#### [The task]
In the records that follow, show each line where the word "python" is present.

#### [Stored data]
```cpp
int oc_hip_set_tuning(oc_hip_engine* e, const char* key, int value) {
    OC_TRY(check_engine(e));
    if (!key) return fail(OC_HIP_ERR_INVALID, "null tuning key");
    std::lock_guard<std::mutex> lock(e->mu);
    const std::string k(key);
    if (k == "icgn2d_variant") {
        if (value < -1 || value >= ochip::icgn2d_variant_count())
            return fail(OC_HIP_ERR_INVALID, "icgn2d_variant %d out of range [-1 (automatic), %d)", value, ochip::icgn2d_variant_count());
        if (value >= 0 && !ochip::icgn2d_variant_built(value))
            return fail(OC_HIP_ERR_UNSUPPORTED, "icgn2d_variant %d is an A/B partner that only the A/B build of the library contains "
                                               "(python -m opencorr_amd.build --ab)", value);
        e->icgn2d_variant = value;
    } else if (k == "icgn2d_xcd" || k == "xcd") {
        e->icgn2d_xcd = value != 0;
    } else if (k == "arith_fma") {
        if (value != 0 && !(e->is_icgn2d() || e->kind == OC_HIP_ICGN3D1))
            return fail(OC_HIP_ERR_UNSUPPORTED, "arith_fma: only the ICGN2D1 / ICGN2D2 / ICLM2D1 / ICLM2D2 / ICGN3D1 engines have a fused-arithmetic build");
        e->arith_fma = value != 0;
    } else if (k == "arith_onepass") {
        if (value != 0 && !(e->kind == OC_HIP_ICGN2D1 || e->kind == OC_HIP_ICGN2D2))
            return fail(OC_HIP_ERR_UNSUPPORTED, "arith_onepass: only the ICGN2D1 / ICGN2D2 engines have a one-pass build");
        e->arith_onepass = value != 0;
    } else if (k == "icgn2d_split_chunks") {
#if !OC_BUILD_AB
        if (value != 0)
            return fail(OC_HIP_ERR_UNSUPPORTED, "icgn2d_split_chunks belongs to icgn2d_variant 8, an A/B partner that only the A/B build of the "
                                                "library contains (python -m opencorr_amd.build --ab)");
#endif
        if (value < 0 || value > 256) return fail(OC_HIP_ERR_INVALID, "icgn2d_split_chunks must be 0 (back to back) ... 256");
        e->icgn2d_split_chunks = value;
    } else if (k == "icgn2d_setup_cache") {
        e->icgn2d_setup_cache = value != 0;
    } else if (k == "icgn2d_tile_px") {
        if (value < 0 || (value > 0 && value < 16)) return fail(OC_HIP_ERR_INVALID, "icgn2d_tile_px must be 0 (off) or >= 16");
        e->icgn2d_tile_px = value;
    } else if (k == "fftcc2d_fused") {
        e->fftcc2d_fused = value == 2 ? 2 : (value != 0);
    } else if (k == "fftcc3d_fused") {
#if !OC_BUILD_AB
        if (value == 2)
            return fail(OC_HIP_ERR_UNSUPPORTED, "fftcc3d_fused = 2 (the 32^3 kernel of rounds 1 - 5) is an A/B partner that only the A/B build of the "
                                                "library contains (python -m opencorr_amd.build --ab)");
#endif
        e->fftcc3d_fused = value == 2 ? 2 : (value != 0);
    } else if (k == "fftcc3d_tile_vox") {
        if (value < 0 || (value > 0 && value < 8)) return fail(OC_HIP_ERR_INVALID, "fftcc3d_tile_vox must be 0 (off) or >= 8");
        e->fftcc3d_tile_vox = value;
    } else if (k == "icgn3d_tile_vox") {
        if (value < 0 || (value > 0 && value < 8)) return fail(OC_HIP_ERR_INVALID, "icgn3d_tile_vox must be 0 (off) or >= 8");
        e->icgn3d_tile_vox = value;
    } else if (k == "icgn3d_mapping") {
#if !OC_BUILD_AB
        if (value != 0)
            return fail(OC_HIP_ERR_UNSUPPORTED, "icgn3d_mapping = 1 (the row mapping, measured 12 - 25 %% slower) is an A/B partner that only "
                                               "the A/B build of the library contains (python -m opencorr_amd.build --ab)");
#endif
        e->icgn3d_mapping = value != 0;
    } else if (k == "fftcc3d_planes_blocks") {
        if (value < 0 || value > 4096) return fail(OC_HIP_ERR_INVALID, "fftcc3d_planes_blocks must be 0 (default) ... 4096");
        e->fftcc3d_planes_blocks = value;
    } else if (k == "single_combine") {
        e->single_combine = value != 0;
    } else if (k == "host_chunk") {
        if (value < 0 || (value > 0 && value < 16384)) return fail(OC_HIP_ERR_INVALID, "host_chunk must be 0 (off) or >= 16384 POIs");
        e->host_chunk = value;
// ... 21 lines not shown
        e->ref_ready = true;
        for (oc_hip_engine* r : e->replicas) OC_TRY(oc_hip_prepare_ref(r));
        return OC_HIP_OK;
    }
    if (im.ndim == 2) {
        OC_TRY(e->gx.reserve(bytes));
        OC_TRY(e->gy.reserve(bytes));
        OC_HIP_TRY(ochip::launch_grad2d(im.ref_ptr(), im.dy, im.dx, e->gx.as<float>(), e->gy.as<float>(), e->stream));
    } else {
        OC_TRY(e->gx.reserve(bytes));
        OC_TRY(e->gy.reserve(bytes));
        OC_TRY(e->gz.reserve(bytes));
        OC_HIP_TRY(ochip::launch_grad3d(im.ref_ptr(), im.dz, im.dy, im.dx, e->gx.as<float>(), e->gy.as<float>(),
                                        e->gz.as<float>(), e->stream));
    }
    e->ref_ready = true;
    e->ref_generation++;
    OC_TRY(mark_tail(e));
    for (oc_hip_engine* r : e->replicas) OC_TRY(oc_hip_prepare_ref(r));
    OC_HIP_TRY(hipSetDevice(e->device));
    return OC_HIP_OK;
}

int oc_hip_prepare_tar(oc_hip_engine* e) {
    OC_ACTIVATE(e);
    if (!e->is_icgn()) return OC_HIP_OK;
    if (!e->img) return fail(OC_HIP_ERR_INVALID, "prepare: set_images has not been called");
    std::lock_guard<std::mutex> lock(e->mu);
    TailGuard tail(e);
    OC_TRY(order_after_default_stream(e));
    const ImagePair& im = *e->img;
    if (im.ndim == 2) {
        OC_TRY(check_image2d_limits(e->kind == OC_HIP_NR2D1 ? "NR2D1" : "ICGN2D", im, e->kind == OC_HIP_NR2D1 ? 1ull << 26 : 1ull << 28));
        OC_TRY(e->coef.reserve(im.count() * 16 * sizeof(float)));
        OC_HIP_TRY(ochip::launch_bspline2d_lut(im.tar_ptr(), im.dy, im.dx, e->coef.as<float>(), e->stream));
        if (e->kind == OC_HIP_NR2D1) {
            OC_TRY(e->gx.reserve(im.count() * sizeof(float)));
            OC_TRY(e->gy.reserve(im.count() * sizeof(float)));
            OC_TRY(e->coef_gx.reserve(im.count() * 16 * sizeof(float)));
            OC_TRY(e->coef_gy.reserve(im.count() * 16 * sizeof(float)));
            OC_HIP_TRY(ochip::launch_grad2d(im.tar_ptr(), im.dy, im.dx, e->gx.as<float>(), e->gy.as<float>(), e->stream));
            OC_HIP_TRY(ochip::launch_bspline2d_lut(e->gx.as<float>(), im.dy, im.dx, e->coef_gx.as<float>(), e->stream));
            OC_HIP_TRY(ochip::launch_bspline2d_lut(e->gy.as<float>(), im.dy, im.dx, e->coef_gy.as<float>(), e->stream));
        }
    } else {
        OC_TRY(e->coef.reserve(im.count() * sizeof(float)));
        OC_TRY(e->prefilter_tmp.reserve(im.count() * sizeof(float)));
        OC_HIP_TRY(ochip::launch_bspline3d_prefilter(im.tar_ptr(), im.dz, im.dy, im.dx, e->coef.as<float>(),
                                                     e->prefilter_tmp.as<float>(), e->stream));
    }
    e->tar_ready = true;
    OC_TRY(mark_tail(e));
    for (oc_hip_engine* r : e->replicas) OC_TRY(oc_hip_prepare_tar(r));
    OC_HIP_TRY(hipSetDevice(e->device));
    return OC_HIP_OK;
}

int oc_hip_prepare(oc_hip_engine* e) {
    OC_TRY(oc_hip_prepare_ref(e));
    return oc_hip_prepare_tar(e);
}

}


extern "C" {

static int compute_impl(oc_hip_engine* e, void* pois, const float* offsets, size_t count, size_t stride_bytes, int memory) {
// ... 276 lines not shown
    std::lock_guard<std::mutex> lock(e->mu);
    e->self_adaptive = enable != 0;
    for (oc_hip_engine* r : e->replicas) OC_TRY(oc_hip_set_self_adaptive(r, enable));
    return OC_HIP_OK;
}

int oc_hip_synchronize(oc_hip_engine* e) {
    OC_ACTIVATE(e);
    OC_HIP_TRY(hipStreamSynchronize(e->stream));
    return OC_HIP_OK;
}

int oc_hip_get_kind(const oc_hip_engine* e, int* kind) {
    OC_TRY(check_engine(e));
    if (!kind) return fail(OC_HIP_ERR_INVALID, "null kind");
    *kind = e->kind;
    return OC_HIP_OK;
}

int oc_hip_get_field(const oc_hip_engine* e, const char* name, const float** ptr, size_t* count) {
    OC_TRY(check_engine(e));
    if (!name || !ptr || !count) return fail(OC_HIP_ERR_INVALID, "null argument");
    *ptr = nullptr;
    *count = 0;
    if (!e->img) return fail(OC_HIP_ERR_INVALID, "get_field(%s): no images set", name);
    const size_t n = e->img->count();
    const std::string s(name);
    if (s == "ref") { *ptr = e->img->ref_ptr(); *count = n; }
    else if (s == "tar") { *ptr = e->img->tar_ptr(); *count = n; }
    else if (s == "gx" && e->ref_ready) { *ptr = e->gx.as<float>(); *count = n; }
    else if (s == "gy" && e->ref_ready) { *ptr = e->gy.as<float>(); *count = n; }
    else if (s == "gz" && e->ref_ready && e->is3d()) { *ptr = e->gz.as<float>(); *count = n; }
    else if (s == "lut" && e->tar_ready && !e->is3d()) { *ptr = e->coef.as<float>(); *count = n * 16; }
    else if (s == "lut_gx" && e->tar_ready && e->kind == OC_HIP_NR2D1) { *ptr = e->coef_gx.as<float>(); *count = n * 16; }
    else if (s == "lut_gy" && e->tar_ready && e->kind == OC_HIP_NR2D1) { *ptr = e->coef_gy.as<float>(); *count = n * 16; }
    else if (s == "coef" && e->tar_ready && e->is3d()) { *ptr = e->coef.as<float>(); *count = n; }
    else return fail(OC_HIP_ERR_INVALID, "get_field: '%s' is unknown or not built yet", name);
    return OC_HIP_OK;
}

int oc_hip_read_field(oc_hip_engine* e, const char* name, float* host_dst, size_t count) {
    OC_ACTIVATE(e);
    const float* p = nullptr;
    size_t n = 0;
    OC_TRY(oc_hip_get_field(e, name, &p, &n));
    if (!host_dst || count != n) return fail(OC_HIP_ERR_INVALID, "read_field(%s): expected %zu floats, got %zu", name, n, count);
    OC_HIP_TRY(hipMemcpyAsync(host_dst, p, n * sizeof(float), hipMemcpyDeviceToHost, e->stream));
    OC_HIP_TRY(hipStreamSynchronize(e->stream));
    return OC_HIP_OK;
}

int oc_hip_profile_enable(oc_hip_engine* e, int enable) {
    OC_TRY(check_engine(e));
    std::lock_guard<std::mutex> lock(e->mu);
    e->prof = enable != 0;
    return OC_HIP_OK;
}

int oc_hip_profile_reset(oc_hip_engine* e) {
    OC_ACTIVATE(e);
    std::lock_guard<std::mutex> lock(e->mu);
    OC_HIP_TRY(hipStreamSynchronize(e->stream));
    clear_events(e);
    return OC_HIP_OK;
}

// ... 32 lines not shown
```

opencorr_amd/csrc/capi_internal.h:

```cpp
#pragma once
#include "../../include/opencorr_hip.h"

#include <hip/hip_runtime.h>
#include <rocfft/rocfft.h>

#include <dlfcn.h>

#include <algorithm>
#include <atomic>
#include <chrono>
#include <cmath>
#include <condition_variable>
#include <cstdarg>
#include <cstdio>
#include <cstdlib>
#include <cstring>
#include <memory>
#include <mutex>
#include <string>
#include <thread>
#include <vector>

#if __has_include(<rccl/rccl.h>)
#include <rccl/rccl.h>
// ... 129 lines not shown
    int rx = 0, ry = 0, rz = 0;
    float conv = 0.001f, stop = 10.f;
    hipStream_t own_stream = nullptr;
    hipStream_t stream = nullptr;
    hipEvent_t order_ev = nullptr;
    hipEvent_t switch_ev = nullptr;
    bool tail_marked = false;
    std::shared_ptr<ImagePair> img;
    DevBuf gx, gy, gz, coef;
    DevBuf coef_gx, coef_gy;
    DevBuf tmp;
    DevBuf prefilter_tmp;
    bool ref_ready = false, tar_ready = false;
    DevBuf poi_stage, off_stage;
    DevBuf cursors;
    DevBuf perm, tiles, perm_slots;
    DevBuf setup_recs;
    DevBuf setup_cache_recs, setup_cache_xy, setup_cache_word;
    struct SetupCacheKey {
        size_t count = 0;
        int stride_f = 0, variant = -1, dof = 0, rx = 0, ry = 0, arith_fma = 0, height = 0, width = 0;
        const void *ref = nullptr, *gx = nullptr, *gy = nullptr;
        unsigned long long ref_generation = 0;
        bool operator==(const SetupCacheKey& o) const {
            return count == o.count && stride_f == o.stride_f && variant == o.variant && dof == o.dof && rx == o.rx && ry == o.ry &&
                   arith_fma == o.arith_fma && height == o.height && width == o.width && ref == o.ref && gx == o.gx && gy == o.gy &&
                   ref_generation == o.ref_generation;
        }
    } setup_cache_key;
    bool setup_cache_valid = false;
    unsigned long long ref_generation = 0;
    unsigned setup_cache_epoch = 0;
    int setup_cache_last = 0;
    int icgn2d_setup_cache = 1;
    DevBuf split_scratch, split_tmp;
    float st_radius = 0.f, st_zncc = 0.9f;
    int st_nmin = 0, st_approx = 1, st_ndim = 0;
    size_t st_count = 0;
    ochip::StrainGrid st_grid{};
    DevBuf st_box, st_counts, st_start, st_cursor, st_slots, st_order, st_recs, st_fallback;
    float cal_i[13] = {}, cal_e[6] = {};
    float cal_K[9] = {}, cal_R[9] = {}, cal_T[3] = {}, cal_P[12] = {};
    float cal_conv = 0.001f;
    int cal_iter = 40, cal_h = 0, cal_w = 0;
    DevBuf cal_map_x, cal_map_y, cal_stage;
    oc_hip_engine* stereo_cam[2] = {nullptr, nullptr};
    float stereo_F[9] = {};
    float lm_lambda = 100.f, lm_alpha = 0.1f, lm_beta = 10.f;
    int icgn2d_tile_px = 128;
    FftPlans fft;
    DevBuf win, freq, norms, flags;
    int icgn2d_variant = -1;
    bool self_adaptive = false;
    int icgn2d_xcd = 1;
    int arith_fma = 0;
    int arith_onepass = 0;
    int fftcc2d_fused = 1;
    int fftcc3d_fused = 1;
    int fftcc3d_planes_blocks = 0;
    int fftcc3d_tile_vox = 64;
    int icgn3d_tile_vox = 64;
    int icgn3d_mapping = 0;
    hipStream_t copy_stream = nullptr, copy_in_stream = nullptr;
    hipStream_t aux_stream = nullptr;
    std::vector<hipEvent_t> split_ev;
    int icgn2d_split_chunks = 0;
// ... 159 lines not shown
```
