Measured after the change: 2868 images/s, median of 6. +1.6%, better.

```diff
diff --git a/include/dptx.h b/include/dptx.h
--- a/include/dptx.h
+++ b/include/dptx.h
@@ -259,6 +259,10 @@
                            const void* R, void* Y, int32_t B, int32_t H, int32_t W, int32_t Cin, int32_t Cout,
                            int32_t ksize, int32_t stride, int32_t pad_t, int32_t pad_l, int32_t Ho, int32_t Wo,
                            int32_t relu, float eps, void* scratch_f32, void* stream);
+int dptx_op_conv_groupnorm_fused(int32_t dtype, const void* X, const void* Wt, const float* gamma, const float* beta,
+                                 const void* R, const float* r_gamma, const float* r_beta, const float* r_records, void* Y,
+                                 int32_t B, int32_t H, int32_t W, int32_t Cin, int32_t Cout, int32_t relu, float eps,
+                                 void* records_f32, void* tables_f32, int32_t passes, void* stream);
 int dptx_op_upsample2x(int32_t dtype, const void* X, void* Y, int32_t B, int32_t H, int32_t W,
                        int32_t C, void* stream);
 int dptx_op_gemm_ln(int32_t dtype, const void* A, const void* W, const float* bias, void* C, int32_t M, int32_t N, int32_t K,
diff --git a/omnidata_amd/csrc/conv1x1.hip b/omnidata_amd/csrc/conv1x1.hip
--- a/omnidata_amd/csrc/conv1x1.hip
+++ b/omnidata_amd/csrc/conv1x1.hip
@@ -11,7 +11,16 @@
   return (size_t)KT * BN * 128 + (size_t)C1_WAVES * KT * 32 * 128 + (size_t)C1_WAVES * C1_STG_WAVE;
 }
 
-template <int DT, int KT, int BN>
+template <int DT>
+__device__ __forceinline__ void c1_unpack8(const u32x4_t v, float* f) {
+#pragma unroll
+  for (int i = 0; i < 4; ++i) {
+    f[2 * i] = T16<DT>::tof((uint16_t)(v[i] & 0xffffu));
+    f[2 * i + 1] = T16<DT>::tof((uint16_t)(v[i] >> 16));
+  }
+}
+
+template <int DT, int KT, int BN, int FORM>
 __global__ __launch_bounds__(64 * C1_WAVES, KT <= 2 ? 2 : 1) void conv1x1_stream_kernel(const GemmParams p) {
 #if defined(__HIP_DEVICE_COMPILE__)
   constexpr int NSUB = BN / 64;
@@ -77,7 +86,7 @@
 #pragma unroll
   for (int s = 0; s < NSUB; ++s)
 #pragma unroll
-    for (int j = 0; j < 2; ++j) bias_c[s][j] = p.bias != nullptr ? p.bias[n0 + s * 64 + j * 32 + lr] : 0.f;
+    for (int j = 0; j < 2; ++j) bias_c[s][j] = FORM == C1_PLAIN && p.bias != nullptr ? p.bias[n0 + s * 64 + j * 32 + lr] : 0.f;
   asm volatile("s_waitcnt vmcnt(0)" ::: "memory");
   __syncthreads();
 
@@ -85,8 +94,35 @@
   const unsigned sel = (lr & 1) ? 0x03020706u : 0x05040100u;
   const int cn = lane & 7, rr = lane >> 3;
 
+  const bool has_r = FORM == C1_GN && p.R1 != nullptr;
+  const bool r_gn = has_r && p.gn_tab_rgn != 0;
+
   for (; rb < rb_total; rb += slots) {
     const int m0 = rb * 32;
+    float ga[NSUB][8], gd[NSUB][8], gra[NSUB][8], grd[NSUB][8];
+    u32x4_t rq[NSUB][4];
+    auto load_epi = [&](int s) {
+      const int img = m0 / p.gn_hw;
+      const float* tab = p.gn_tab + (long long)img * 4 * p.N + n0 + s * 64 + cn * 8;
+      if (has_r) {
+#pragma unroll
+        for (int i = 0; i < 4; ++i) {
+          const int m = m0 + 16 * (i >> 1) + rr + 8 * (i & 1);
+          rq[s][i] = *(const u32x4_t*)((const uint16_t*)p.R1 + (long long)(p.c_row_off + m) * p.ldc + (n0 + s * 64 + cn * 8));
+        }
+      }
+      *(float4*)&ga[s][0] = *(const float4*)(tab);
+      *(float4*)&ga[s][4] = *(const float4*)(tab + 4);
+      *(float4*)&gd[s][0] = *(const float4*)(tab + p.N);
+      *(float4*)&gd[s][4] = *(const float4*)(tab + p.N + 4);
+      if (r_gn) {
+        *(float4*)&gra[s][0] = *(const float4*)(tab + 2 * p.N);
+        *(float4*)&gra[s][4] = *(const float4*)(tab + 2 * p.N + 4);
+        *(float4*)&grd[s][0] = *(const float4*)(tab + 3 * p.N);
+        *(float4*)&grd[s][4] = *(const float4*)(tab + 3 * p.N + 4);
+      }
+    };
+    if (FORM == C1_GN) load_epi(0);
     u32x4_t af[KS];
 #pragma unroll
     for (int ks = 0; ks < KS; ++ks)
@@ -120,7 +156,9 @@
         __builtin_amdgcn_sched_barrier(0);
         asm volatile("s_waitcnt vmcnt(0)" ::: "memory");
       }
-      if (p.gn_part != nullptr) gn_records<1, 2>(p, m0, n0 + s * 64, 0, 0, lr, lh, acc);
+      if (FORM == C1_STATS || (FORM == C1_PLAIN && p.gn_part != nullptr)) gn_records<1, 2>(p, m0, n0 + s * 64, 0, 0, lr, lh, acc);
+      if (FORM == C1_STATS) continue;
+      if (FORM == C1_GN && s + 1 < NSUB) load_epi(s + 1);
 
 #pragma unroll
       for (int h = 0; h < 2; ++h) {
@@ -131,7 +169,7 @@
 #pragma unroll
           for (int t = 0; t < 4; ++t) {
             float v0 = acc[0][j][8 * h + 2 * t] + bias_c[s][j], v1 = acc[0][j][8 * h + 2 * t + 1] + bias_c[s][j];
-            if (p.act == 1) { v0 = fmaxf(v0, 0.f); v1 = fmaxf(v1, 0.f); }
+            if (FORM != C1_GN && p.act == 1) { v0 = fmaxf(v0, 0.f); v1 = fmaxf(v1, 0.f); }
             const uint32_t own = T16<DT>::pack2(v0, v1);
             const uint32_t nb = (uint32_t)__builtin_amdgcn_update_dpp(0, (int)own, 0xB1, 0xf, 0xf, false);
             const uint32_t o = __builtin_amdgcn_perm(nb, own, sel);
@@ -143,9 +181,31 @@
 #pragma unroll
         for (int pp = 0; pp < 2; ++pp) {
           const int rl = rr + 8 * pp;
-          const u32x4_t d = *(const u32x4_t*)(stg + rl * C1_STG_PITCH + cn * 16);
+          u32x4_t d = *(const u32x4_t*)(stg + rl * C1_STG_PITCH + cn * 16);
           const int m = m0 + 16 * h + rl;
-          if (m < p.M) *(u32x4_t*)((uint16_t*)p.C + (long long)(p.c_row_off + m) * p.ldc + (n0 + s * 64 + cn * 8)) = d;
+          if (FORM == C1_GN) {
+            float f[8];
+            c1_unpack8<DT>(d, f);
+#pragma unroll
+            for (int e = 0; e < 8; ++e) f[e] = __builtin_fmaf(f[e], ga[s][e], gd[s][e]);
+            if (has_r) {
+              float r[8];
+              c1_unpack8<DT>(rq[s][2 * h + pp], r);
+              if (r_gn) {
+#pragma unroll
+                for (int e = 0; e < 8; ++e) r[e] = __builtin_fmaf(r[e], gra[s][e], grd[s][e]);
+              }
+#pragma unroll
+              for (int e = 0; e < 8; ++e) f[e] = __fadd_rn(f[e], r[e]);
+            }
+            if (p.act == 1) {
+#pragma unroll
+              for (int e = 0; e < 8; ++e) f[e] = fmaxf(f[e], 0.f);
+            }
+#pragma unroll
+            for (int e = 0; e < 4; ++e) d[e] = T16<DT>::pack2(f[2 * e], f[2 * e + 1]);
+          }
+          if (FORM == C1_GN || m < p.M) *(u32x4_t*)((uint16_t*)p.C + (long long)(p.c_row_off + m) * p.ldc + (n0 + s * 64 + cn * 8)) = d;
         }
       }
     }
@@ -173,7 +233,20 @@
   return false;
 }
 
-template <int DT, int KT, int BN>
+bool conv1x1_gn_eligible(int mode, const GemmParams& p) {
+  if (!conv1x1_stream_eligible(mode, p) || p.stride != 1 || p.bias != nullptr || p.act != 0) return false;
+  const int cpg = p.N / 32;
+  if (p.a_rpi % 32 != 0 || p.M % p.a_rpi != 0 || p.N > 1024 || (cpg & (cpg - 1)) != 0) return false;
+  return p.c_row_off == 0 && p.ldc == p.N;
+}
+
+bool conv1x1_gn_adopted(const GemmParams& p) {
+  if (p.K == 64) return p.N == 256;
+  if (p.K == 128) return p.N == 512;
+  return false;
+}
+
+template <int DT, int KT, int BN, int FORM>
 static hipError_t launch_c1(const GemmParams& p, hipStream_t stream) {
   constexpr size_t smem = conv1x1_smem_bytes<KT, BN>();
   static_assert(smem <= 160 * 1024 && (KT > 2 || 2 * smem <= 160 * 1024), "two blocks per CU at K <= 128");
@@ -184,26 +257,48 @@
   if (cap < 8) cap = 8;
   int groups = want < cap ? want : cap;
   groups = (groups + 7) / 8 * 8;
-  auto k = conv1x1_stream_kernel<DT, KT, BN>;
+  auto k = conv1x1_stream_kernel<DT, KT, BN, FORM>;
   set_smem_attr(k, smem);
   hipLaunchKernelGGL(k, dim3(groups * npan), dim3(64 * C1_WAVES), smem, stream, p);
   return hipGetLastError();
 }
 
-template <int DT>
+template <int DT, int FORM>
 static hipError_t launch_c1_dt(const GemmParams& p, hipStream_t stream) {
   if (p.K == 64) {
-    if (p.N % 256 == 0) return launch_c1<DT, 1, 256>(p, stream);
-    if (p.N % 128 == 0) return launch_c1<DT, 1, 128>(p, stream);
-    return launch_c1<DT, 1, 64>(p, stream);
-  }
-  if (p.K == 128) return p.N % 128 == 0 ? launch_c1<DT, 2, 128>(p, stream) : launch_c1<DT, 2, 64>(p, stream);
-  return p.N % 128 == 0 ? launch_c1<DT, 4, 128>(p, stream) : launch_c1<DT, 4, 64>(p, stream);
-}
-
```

#### [Reply to the exercise]
                                               "(python -m opencorr_amd.build --ab)", value);
                                                "library contains (python -m opencorr_amd.build --ab)");
                                                "library contains (python -m opencorr_amd.build --ab)");
                                               "the A/B build of the library contains (python -m opencorr_amd.build --ab)");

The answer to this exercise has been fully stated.